Thursday, October 6, 2011

Sometimes a Rare Event is Just Rare

At PTG, I just saw a talk by Katarina Pijetlovic of Tallinn University of Technology, on alleged irregularities in ITF draws for Wimbledon and the US and Australian Opens.  Apparently, in the past 12 of these events Roger Federer and Novak Djoikovic were drawn into the same half of the tournament and Andy Roddick and Rafael Nadal were drawn into the same half of the draw.

In any one event the odds of such an outcome are 1 in 2, and across 12 such events, 1 in 4,096 (0.5 to the 12).  The suspicion, Pijetlovic explains, is that there was some nefarious goings on in the draw process.  She pointed to a recent analysis by ESPN of tennis draws which showed that the US Open draws were outliers with respect to the low ranking of players faced by the top seeded player in the first round.

What is going on here? Cheating? Subterfuge?

Pijetlovic expressed doubt because the drawn are done in public with a person (usually a former tennis player) pulling names out of a container (often a trophy).  But still, she said . . .
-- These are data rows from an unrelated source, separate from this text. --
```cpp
template <int KIND0>
__device__ __forceinline__ void n16_edge_item(const EdgeParams& p, const EncodeParams& ep, N16Lds* lds, const int e, const int src,
                                              const int dst, const int nv, const int et, const int lane, const int wq, int& sk) {
    N16_STAMP(sk, lane, wq);
    N16Ring ring;
    ring_start(ring, p.n16[et] + (size_t)wq * p.n16_stride[et], lane);
    const int g = lane >> 4;
    N16Rows rw;
    rw.e = e;
    rw.dst = dst;
    if (et == ET_PP && p.x0_static) {
        const float* a = p.x0_static + (size_t)src * 3;
        const float* b = p.x0_static + (size_t)rw.dst * 3;
        rw.xs = make_float4(a[0], a[1], a[2], 0.f); rw.xd = make_float4(b[0], b[1], b[2], 0.f);
    } else { rw.xs = p.xn[src]; rw.xd = p.xn[rw.dst]; }
    float XS[32], VB[4];
    f32x4 S[2];
    S[0] = (f32x4){0.f, 0.f, 0.f, 0.f}; S[1] = S[0];
    if constexpr (KIND0 == N16_M0H) {
        pf_gcf tp;
        if (et == ET_PP || et == ET_PF) {
            int ty = p.ptype[src] * PF_S + p.ptab16_off[et];
            if (p.ptab_gstride) ty += p.l0_gid[src] * p.ptab_gstride;
            tp = (pf_gcf)p.ptab + ty;
        } else tp = (pf_gcf)p.pcen + ((size_t)(et == ET_FP ? p.pcen_nf : 0) + (size_t)(src - ep.Np)) * PF_S;
        tp += 32 * wq + 4 * g;
        S[0] = *reinterpret_cast<const f32x4 PF_AS1*>(tp);
        S[1] = *reinterpret_cast<const f32x4 PF_AS1*>(tp + 16);
    }
    if constexpr (KIND0 == N16_M0Z) {
        const float tt = ep.t ? ((pf_gcf)ep.t)[((const int PF_AS1*)ep.gid)[src]] : ep.t_scalar;
        n16_encode_pharm(ep, (pf_gcf)ep.pharm_h + (size_t)(src - ep.Np) * ep.pharm_nf, tt, XS, lds, lane, wq);
    }
    if constexpr (KIND0 == N16_M0F) {
        const f32x4 PF_AS1* hp = reinterpret_cast<const f32x4 PF_AS1*>((pf_gcf)p.h + (size_t)src * PF_S) + g;
#pragma unroll
        for (int T = 0; T < 8; ++T) {
            const f32x4 x = hp[4 * T];
#pragma unroll
            for (int r = 0; r < 4; ++r) XS[4 * T + r] = x[r];
        }
        pf_gcf vp = (pf_gcf)p.v + (size_t)src * 48 + 12 * g + (wq < 3 ? wq : 0);
#pragma unroll
        for (int r = 0; r < 4; ++r) { const float x = vp[3 * r]; VB[r] = wq < 3 ? x : 0.f; }
    } else {
#pragma unroll
        for (int r = 0; r < 4; ++r) VB[r] = 0.f;
    }
    N16_CUT_AT(EDGE_CUT, 2, XS[0] + VB[0] + S[0][0] + rw.xs.x + rw.xd.x, p.msg_s);
    n16_edge_chain<KIND0>(p, ring, rw, XS, VB, S, lds, nv, lane, wq, sk);
}

}
```

Baseline: 685,600 sample-steps/s.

I for one am not convinced by either of these analyses that there is anything here as they lack a coherent theory  - What benefit would conferred to the tournament?  Is there collusion across tournaments to pair Feder/Djoikovic and Roddick/Nadal?  Why connect the US Open draws with the top 4 seeds across three tournaments?  Why neglect the French Open?
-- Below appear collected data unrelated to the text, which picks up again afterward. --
template <int C, bool PCM = false>
__global__ __launch_bounds__(p2mc_threads(PCM), kP2McWavesPerSimd) void beamform_istft_mc_kernel(Pass2Args a) {
    constexpr int NT = p2mc_threads(PCM);
    constexpr int NW = NT / 64;
    constexpr int F = kBins;

    extern __shared__ __attribute__((aligned(16))) char smem[];
    char* p = smem;
    cf* wtab = reinterpret_cast<cf*>(p);
    p += ((size_t)C * F * sizeof(cf) + 15) & ~(size_t)15;
    mc::u4* tiles = reinterpret_cast<mc::u4*>(p);
    p += kP2McTiles * 1024;
    mc::f4* synr = reinterpret_cast<mc::f4*>(p);
    p += 2048;
    float* a16s = reinterpret_cast<float*>(p);
    p += (size_t)NW * kP2McGroup * 8 * mc::kOddPitch * sizeof(float);
    float* yodd_s = reinterpret_cast<float*>(p);
    p += NW * kP2McGroup * 16 * sizeof(float);
    float* red = reinterpret_cast<float*>(p);
    p += 64;
    uint2* carry_s = reinterpret_cast<uint2*>(p);

    const int tid = threadIdx.x;
    const int lane = tid & 63;
    const int wave = __builtin_amdgcn_readfirstlane(tid >> 6);
    const int c16 = lane & 15, g = lane >> 4;
    const WorkItem wi = a.items[blockIdx.x];
    const UttDesc ud = a.utts[wi.utt];
    const int n_samp = ud.num_samples;
    const int T = ud.num_frames;
    const int hop = kNfft / 2;
    const bool post_mask = (a.flags & 0x4) != 0;
    const bool clamp = (a.flags & 0x2) != 0;

    float in_sc = PCM ? 3.0517578125e-05f : 1.f, out_sc = 1.f;
    if (a.norm_bits) {
        const unsigned nb = a.norm_bits[wi.utt];
        int e = (int)((nb >> 23) & 0xff) - 126;
        e = (__builtin_bit_cast(float, nb) <= 1.f) ? 0 : (e > 100 ? 100 : e);
        in_sc *= __builtin_bit_cast(float, (unsigned)(127 - e) << 23);
        out_sc = __builtin_bit_cast(float, (unsigned)(127 + e) << 23);
    }
    {
        const cf* wsrc = reinterpret_cast<const cf*>(a.weight) + (size_t)wi.utt * C * kBinsPad;
        for (int i = tid; i < C * F; i += NT) {
            const int c = i / F, f = i - c * F;
            wtab[i] = wsrc[c * kBinsPad + f];
        }
    }
    mc::stage_tiles(tiles, a.mc_tab, mc::kW_BR_H, 10, tid, NT);
    mc::stage_tiles(tiles + 10 * 64, a.mc_tab, mc::kW_OT_H, 2, tid, NT);
    mc::stage_tiles(tiles + 12 * 64, a.mc_tab, mc::kW_MC_H, 8, tid, NT);
    for (int i = tid; i < 128; i += NT) {
        const int l = i & 63, t4 = i >> 6;
        const mc::f4 w = {a.mc_win[(4 * t4 + 0) * 64 + l] * in_sc, a.mc_win[(4 * t4 + 1) * 64 + l] * in_sc,
                          a.mc_win[(4 * t4 + 2) * 64 + l] * in_sc, a.mc_win[(4 * t4 + 3) * 64 + l] * in_sc};
        tiles[20 * 64 + i] = __builtin_bit_cast(mc::u4, w);
    }
    mc::stage_tiles(tiles + 22 * 64, a.mc_tab, mc::kW_TR, 3, tid, NT);
    for (int i = tid; i < 128; i += NT) {
        const int l = i & 63, hf = i >> 6;
        synr[i] = (mc::f4){a.mc_syn[(4 * hf + 0) * 64 + l] * out_sc, a.mc_syn[(4 * hf + 1) * 64 + l] * out_sc,
                           a.mc_syn[(4 * hf + 2) * 64 + l] * out_sc, a.mc_syn[(4 * hf + 3) * 64 + l] * out_sc};
    }
    struct { float tr[4], ti[4]; } K;
    float* yoddw = yodd_s + wave * kP2McGroup * 16;
    const int lane_bin = mc::bin_of(c16, g, 0);
    const cf* wl = wtab + lane_bin;
    const int lane_n = 64 * g + c16;
    float omax = 0.f;
    __syncthreads();

    const int per = (wi.t1 - wi.t0 + NW - 1) / NW;
    const int ta = wi.t0 + wave * per;
    const int tb = min(ta + per, wi.t1);
    const int tw = ta > 0 ? ta - 1 : ta;

    constexpr int R = kP2McGroup;
    float* a16g = a16s + wave * R * 8 * mc::kOddPitch;
    float carry[4] = {0.f, 0.f, 0.f, 0.f};
    auto chan = [&](int c) {
        if constexpr (PCM) return (gcshort_p)gptr(ud.audio) + (size_t)c * ud.ch_stride;
        else return gptr(ud.audio) + (size_t)c * n_samp;
    };
    uint2* carry_l = carry_s + (size_t)wave * C * 64 + lane;
    auto load_pair = [&](float (&v)[12], int (&nr)[4], int t0, int c, auto edge) __attribute__((always_inline)) {
        const auto x = chan(c);
        const int o = 64 * g + c16;
        const int s0 = min(t0, T - 1) * hop - a.g.pad, s1 = min(t0 + 1, T - 1) * hop - a.g.pad + 256;
        auto base = [&](int s) __attribute__((always_inline)) {
            auto xs = x + s;
            if constexpr (C > 2) asm volatile("" : "+s"(xs));
            return xs;
        };
        const auto xa = base(s0), xb = base(s1);
        auto at = [&](decltype(xa) xs, int s, int k) __attribute__((always_inline)) {
            if constexpr (C > 2) return xs + ((unsigned)o + (unsigned)k);
            else return x + (s + o + k);
        };
        if constexpr (PCM) {
            const uint2 pk = carry_l[64 * c];
            v[0] = (float)(short)(pk.x & 0xffff);
            v[1] = (float)((int)pk.x >> 16);
            v[2] = (float)(short)(pk.y & 0xffff);
            v[3] = (float)((int)pk.y >> 16);
            if (!decltype(edge)::value) {
#pragma unroll
                for (int e = 0; e < 4; ++e) {
                    v[4 + e] = *at(xa, s0, 256 + 16 * e);
                    nr[e] = *at(xb, s1, 16 * e);
                }
            } else {
#pragma unroll
                for (int e = 0; e < 4; ++e) {
                    v[4 + e] = x[reflect_index(s0 + o + 256 + 16 * e, n_samp)];
                    nr[e] = x[reflect_index(s1 + o + 16 * e, n_samp)];
                }
            }
        } else {
            if (!decltype(edge)::value) {
#pragma unroll
                for (int e = 0; e < 4; ++e) {
                    v[e] = __builtin_nontemporal_load(at(xa, s0, 16 * e));
                    v[4 + e] = __builtin_nontemporal_load(at(xa, s0, 256 + 16 * e));
                }
#pragma unroll
                for (int e = 0; e < 4; ++e) v[8 + e] = *at(xb, s1, 16 * e);
            } else {
#pragma unroll
                for (int e = 0; e < 4; ++e) {
                    v[e] = x[reflect_index(s0 + o + 16 * e, n_samp)];
                    v[4 + e] = x[reflect_index(s0 + o + 256 + 16 * e, n_samp)];
                    v[8 + e] = x[reflect_index(s1 + o + 16 * e, n_samp)];
                }
            }
        }
    };
    mc::f4 yr[R], yi[R];
    static_assert(R == 2, "the paired transform and the LDS carry are written for groups of two frames");
    constexpr bool kTwoBuf = !PCM && C >= 5;
    float buf_a[12], buf_b[12];
    int nraw_a[4], nraw_b[4];
    auto channel = [&](const float (&cur)[12], const int (&craw)[4], float (&nx)[12], int (&nxraw)[4], int t0,
                       int c, bool more, auto edge) __attribute__((always_inline)) {
        float x0[8], x1[8];
#pragma unroll
        for (int e = 0; e < 4; ++e) {
            x0[e] = cur[e];
            x0[4 + e] = cur[4 + e];
            x1[e] = cur[4 + e];
            if constexpr (PCM) x1[4 + e] = (float)craw[e];
            else x1[4 + e] = cur[8 + e];
        }
        if constexpr (PCM) {
            carry_l[64 * c] = make_uint2(__builtin_amdgcn_perm((unsigned)craw[1], (unsigned)craw[0], 0x05040100u),
                                         __builtin_amdgcn_perm((unsigned)craw[3], (unsigned)craw[2], 0x05040100u));
        }
        if (more) load_pair(nx, nxraw, t0, c + 1, edge);
        mc::f4 zr0, zi0, a16_0, zr1, zi1, a16_1;
        {
            asm volatile("" ::: "memory");
            const mc::f4 w0 = __builtin_bit_cast(mc::f4, tiles[20 * 64 + lane]);
            const mc::f4 w1 = __builtin_bit_cast(mc::f4, tiles[21 * 64 + lane]);
            const float win[8] = {w0[0], w0[1], w0[2], w0[3], w1[0], w1[1], w1[2], w1[3]};
            mc::forward2_t(x0, x1, win, [&](int i) { return mc::lds_h8(tiles, 12 + i, lane); },
                           [&](int i) { return __builtin_bit_cast(mc::f4, tiles[(22 + i) * 64 + lane]); },
                           zr0, zi0, a16_0, zr1, zi1, a16_1);
        }
        __builtin_amdgcn_sched_barrier(0);
        asm volatile("" ::: "memory");
        const cf* wc = wl + c * F;
        cf w[4];
#pragma unroll
        for (int r = 0; r < 4; ++r) w[r] = wc[32 * r];
        mc::store_a16(a16g, c, lane, a16_0);
        mc::store_a16(a16g + 8 * mc::kOddPitch, c, lane, a16_1);
#pragma unroll
        for (int r = 0; r < 4; ++r) {
            yr[0][r] = fmaf(zr0[r], w[r].x, fmaf(zi0[r], w[r].y, yr[0][r]));
            yi[0][r] = fmaf(zi0[r], w[r].x, fmaf(-zr0[r], w[r].y, yi[0][r]));
            yr[1][r] = fmaf(zr1[r], w[r].x, fmaf(zi1[r], w[r].y, yr[1][r]));
            yi[1][r] = fmaf(zi1[r], w[r].x, fmaf(-zr1[r], w[r].y, yi[1][r]));
        }
        if constexpr (kTwoBuf) {
#pragma unroll
            for (int k = 0; k < R; ++k) {
                asm volatile("" : "+v"(yr[k][0]), "+v"(yr[k][1]), "+v"(yr[k][2]), "+v"(yr[k][3]),
                                  "+v"(yi[k][0]), "+v"(yi[k][1]), "+v"(yi[k][2]), "+v"(yi[k][3]));
            }
        }
        __builtin_amdgcn_sched_barrier(0);
    };
    auto group = [&](int t0, auto edge) __attribute__((always_inline)) {
#pragma unroll
        for (int k = 0; k < R; ++k) {
            yr[k] = (mc::f4){0.f, 0.f, 0.f, 0.f};
            yi[k] = (mc::f4){0.f, 0.f, 0.f, 0.f};
        }
        if constexpr (decltype(edge)::value || !kTwoBuf) {
#pragma unroll 1
            for (int c = 0; c < C; ++c) channel(buf_a, nraw_a, buf_a, nraw_a, t0, c, c + 1 < C, edge);
        } else {
            int c = 0;
#pragma unroll 1
            for (; c + 2 < C; c += 2) {
                channel(buf_a, nraw_a, buf_b, nraw_b, t0, c, true, edge);
                channel(buf_b, nraw_b, buf_a, nraw_a, t0, c + 1, true, edge);
            }
            if constexpr (C % 2 == 0) {
                channel(buf_a, nraw_a, buf_b, nraw_b, t0, c, true, edge);
                channel(buf_b, nraw_b, buf_a, nraw_a, t0, c + 1, false, edge);
            } else {
                channel(buf_a, nraw_a, buf_b, nraw_b, t0, c, false, edge);
            }
        }
    };
    auto span_is_edge = [&](int t0) {
        const int lo = t0 * hop - a.g.pad, hi = (t0 + R - 1) * hop - a.g.pad + kNfft;
        return lo < 0 || hi > n_samp || t0 + R > T;
    };
    auto request_group = [&](int t0) __attribute__((always_inline)) {
        if (span_is_edge(t0)) load_pair(buf_a, nraw_a, t0, 0, std::true_type());
        else load_pair(buf_a, nraw_a, t0, 0, std::false_type());
    };
    if constexpr (PCM) {
        if (tw < tb) {
#pragma unroll 1
            for (int c = 0; c < C; ++c) {
                const auto x = chan(c);
                const int s0 = tw * hop - a.g.pad, o = 64 * g + c16;
                int r[4];
#pragma unroll
                for (int e = 0; e < 4; ++e) r[e] = x[reflect_index(s0 + o + 16 * e, n_samp)];
                carry_l[64 * c] = make_uint2(__builtin_amdgcn_perm((unsigned)r[1], (unsigned)r[0], 0x05040100u),
                                             __builtin_amdgcn_perm((unsigned)r[3], (unsigned)r[2], 0x05040100u));
            }
        }
    }
    if (tw < tb) request_group(tw);
#pragma unroll 1
    for (int t0 = tw; t0 < tb; t0 += R) {
        const int nf = min(R, tb - t0);
        if (span_is_edge(t0)) group(t0, std::true_type());
        else group(t0, std::false_type());
        if (t0 + R < tb) request_group(t0 + R);
        const int t1 = min(t0 + 1, T - 1);
        int lt = lane;
        asm volatile("" : "+v"(lt));
        const int kf = (lt >> 3) & 1, co = lt & 7, c16 = lt & 15, g = lt >> 4;
        const bool odd_on = co < C;
        const cf* wo = wtab + (odd_on ? co : 0) * F + 16 + 64 * g;
        const int orow = 8 * kf + (odd_on ? co : C - 1);
        float yo[4];
        {
            asm volatile("" ::: "memory");
            const mc::f4 d = mc::odd_tile_row(a16g, mc::lds_h8(tiles, 10, lane), mc::lds_h8(tiles, 11, lane), lane, orow);
            const cf w0 = wo[0], w1 = wo[32];
            yo[0] = odd_on ? fmaf(d[0], w0.x, d[1] * w0.y) : 0.f;
            yo[1] = odd_on ? fmaf(d[1], w0.x, -d[0] * w0.y) : 0.f;
            yo[2] = odd_on ? fmaf(d[2], w1.x, d[3] * w1.y) : 0.f;
            yo[3] = odd_on ? fmaf(d[3], w1.x, -d[2] * w1.y) : 0.f;
#pragma unroll
            for (int i = 0; i < 4; ++i) yo[i] = row8_sum(yo[i]);
        }
        mc::f4 fr[R], fi[R];
#pragma unroll
        for (int k = 0; k < R; ++k) {
            fr[k] = yr[k];
            fi[k] = yi[k];
        }
        if (post_mask) {
            const float* mrow = ud.mask_s + (size_t)t0 * F;
            const unsigned dm = (unsigned)(t1 - t0) * F;
            unsigned mo = (unsigned)lane_bin, mq = 16u + 64u * (unsigned)g + (kf ? dm : 0u);
            asm volatile("" : "+v"(mo), "+v"(mq));
#pragma unroll
            for (int k = 0; k < R; ++k) {
#pragma unroll
                for (int r = 0; r < 4; ++r) {
                    float m = mrow[mo + (k ? dm : 0u) + 32 * r];
                    if (clamp) m = fminf(m, 1.f);
                    fr[k][r] *= m;
                    fi[k][r] *= m;
                }
            }
            float m0 = mrow[mq], m1 = mrow[mq + 32];
            if (clamp) { m0 = fminf(m0, 1.f); m1 = fminf(m1, 1.f); }
            yo[0] *= m0;
            yo[1] *= m0;
            yo[2] *= m1;
            yo[3] *= m1;
        }
        const float yom = fmaxf(fmaxf(fabsf(yo[0]), fabsf(yo[1])), fmaxf(fabsf(yo[2]), fabsf(yo[3])));
        float sc[R], isc[R];
#pragma unroll
        for (int k = 0; k < R; ++k) {
            fi[k][0] = (lane == 0) ? 0.f : fi[k][0];
            fi[k][3] = (lane == 32) ? 0.f : fi[k][3];
            float mxl = (kf == k) ? yom : 0.f;
#pragma unroll
            for (int r = 0; r < 4; ++r) mxl = fmaxf(mxl, fmaxf(fabsf(fr[k][r]), fabsf(fi[k][r])));
            const float mxw = wave_max_nonneg(mxl);
            int ex = (int)((__builtin_bit_cast(unsigned, mxw) >> 23) & 0xff);
            ex = ex < 16 ? 16 : (ex > 250 ? 250 : ex);
            sc[k] = __builtin_bit_cast(float, (unsigned)(264 - ex) << 23);
            isc[k] = __builtin_bit_cast(float, (unsigned)(ex - 10) << 23);
        }
        {
            const float scl = kf ? sc[1] : sc[0];
            if ((c16 & 7) == 0) *reinterpret_cast<mc::f4*>(yoddw + 16 * kf + 4 * g) = (mc::f4){yo[0] * scl, yo[1] * scl, yo[2] * scl, yo[3] * scl};
        }
        float e16[R];
        {
            float v[8];
            const mc::f4 v0 = *reinterpret_cast<const mc::f4*>(yoddw + 16 * (c16 & 1) + 8 * (g & 1));
            const mc::f4 v1 = *reinterpret_cast<const mc::f4*>(yoddw + 16 * (c16 & 1) + 8 * (g & 1) + 4);
            const float rowsel = c16 < R ? 1.f : 0.f;
#pragma unroll
            for (int e = 0; e < 4; ++e) {
                v[e] = v0[e] * rowsel;
                v[4 + e] = v1[e] * rowsel;
            }
            const mc::f4 d = mc::inv_odd_tile(v, mc::lds_h8(tiles, 8, lane), mc::lds_h8(tiles, 9, lane), lane);
            e16[0] = d[0];
            e16[1] = d[1];
        }
#pragma unroll
        for (int k = 0; k < R; ++k) {
#pragma unroll
            for (int r = 0; r < 4; ++r) {
                fr[k][r] *= sc[k];
                fi[k][r] *= sc[k];
            }
        }
        float bmid0[8], bmid1[8];
        {
            const mc::f4 tt0 = __builtin_bit_cast(mc::f4, tiles[22 * 64 + lane]);
            const mc::f4 tt1 = __builtin_bit_cast(mc::f4, tiles[23 * 64 + lane]);
#pragma unroll
            for (int r = 0; r < 4; ++r) {
                K.tr[r] = tt0[r];
                K.ti[r] = tt1[r];
            }
        }
        auto inv_tile = [&](int i) { return mc::lds_h8(tiles, i, lane); };
        mc::inverse2_a(fr[0], fi[0], e16[0], fr[1], fi[1], e16[1], inv_tile, K.tr, K.ti, bmid0, bmid1, lane);
        asm volatile("" ::: "memory");
        mc::f4 y0[R], y1[R];
        mc::inverse2_b(bmid0, bmid1, inv_tile, y0[0], y1[0], y0[1], y1[1]);
        const mc::f4 s0 = synr[lane], s1 = synr[64 + lane];
#pragma unroll
        for (int k = 0; k < R; ++k) {
            if (k >= nf) break;
            const int t = t0 + k;
            float blk[4];
#pragma unroll
            for (int r = 0; r < 4; ++r) blk[r] = fmaf(y0[k][r], s0[r] * isc[k], carry[r]);
            if (t == 0) {
#pragma unroll
                for (int r = 0; r < 4; ++r) blk[r] *= gptr(a.mc_edge)[r * 64 + lane];
            }
            if (t >= ta) {
                const int o = t * hop - a.g.pad + lane_n;
#pragma unroll
                for (int r = 0; r < 4; ++r) {
                    const int oo = o + 16 * r;
                    if (oo >= 0 && oo < ud.out_len) {
                        ud.wave_f32[oo] = blk[r];
                        omax = fmaxf(omax, fabsf(blk[r]));
                    }
                }
            }
#pragma unroll
            for (int r = 0; r < 4; ++r) carry[r] = y1[k][r] * (s1[r] * isc[k]);
        }
    }
    if (tb == T && ta < tb) {
        const int o = T * hop - a.g.pad + lane_n;
#pragma unroll
        for (int r = 0; r < 4; ++r) {
            const int oo = o + 16 * r;
            const float v = carry[r] * gptr(a.mc_edge)[(4 + r) * 64 + lane];
            if (oo >= 0 && oo < ud.out_len) {
                ud.wave_f32[oo] = v;
                omax = fmaxf(omax, fabsf(v));
            }
        }
    }
#pragma unroll
    for (int o = 32; o > 0; o >>= 1) omax = fmaxf(omax, __shfl_xor(omax, o));
    if ((tid & 63) == 0) red[tid >> 6] = omax;
    __syncthreads();
    if (tid == 0) {
        float m = red[0];
#pragma unroll
        for (int w = 1; w < NT / 64; ++w) m = fmaxf(m, red[w]);
        atomicMax(a.outmax_bits + wi.utt, __float_as_uint(m));
    }
}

I asked Pijetlovic about it in the Q&A and she said that the statistics were not impossible but were improbable. Fair enough. But there are an awful lot of things that happen in sport. Some much so that rare events are sometimes observed and the joint probability of rare but otherwise unconnected events will be smaller still.

To observe a rare event (or several) and to conclude that there is more to it requires more than just rareness. Otherwise it is just data mining. Sometimes, the luck of the draw is just the luck of the draw.


  1. Well, I'd need quite a lot more evidence - indeed I'd have to be convinced that the location of those particular 4 players in the draw was even rare. Did Pijetlovic seem to understand the ITF seeding system? Wimbledon used to be berated for not following it - in its grand English way, and because the surface was different, they felt entitled to seed as they felt (which drove players who'd sweated their way up the rankings to a 'safer' position completely nuts). My understanding was that the other tournaments had/have very little latitude?

  2. Is there a math error here? If draws of seeded players were completely random then...

    The odds of ONE pair of players being drawn into the same half is slightly less than 0.5.

    The odds of two different pairs of players being drawn into the same half is just under 0.25.

    The odds of each of those pairs ALSO being drawn into DIFFERENT halves is close to 0.125.

    Throw out the first of the 12 events, and you wind up with a probability of one in two to the 33 or roughly one in 8 BILLION.

    _IF_ this math is correct (and I know nothing of tennis, so it may well not be), then it would appear to PROVE rigging, motive or no. [Whereas one in 4192 could easily be a coincidence, given the vast number of opportunities for this sort of thing to happen in sports.]

  3. Jason- Thanks ... in the presentation it was explained that the top 2 seeds are placed into opposite halves of the draw, so they cannot play each other before the finals. 3 and 4 are randomly placed in the top or bottom half -- hence 0.50.

  4. I've always heard that the top two seeds were always placed in opposite halves so as to avoid any potential match before the final! When Nadal won his first Roland Garros the match wasn't all that exciting... not after he beat Federer in the semi-final! Ok he was only ranked #3 then, so the lottery placed him in Roger's half, but imagine if they had met up in the early rounds? Matches not everyone watches? I like know there is a greater chance of seeing top seeds play each other later in the tournament. I figured they might separate #3 and #4 into opposite halves as well to help with this, and then randomly distribute the rest of the players. Dunno if they do this though...

  5. She either has a fundamental misunderstanding of statistics or is deliberately trying to mislead others who don't have a clue about statistics: "If you wanted to arrive at the result of draws achieved at the Grand Slams from 2008 to 2011, you would have to conduct 131072 draws to get the same result only once. It would take you conducting 17 draws every single day for 359 years."

    Actually, no, no, NO! It's called the LUCK of the draw. I could draw this tomorrow, let alone 359 years, or I could also concievably draw for 600 years and still not get it. A probability of 1 out of 50, for example, does not mean you need to do it 50 times in order to get it. Nor does it mean that if you do it 50 times, you _will_ get it.

    Again: If winning the lottery has a probability of 1/100,000,000,000 it does not mean you need to play it 100,000,000,000 to win. Nor does it mean that if you play ti that many times, you WILL win.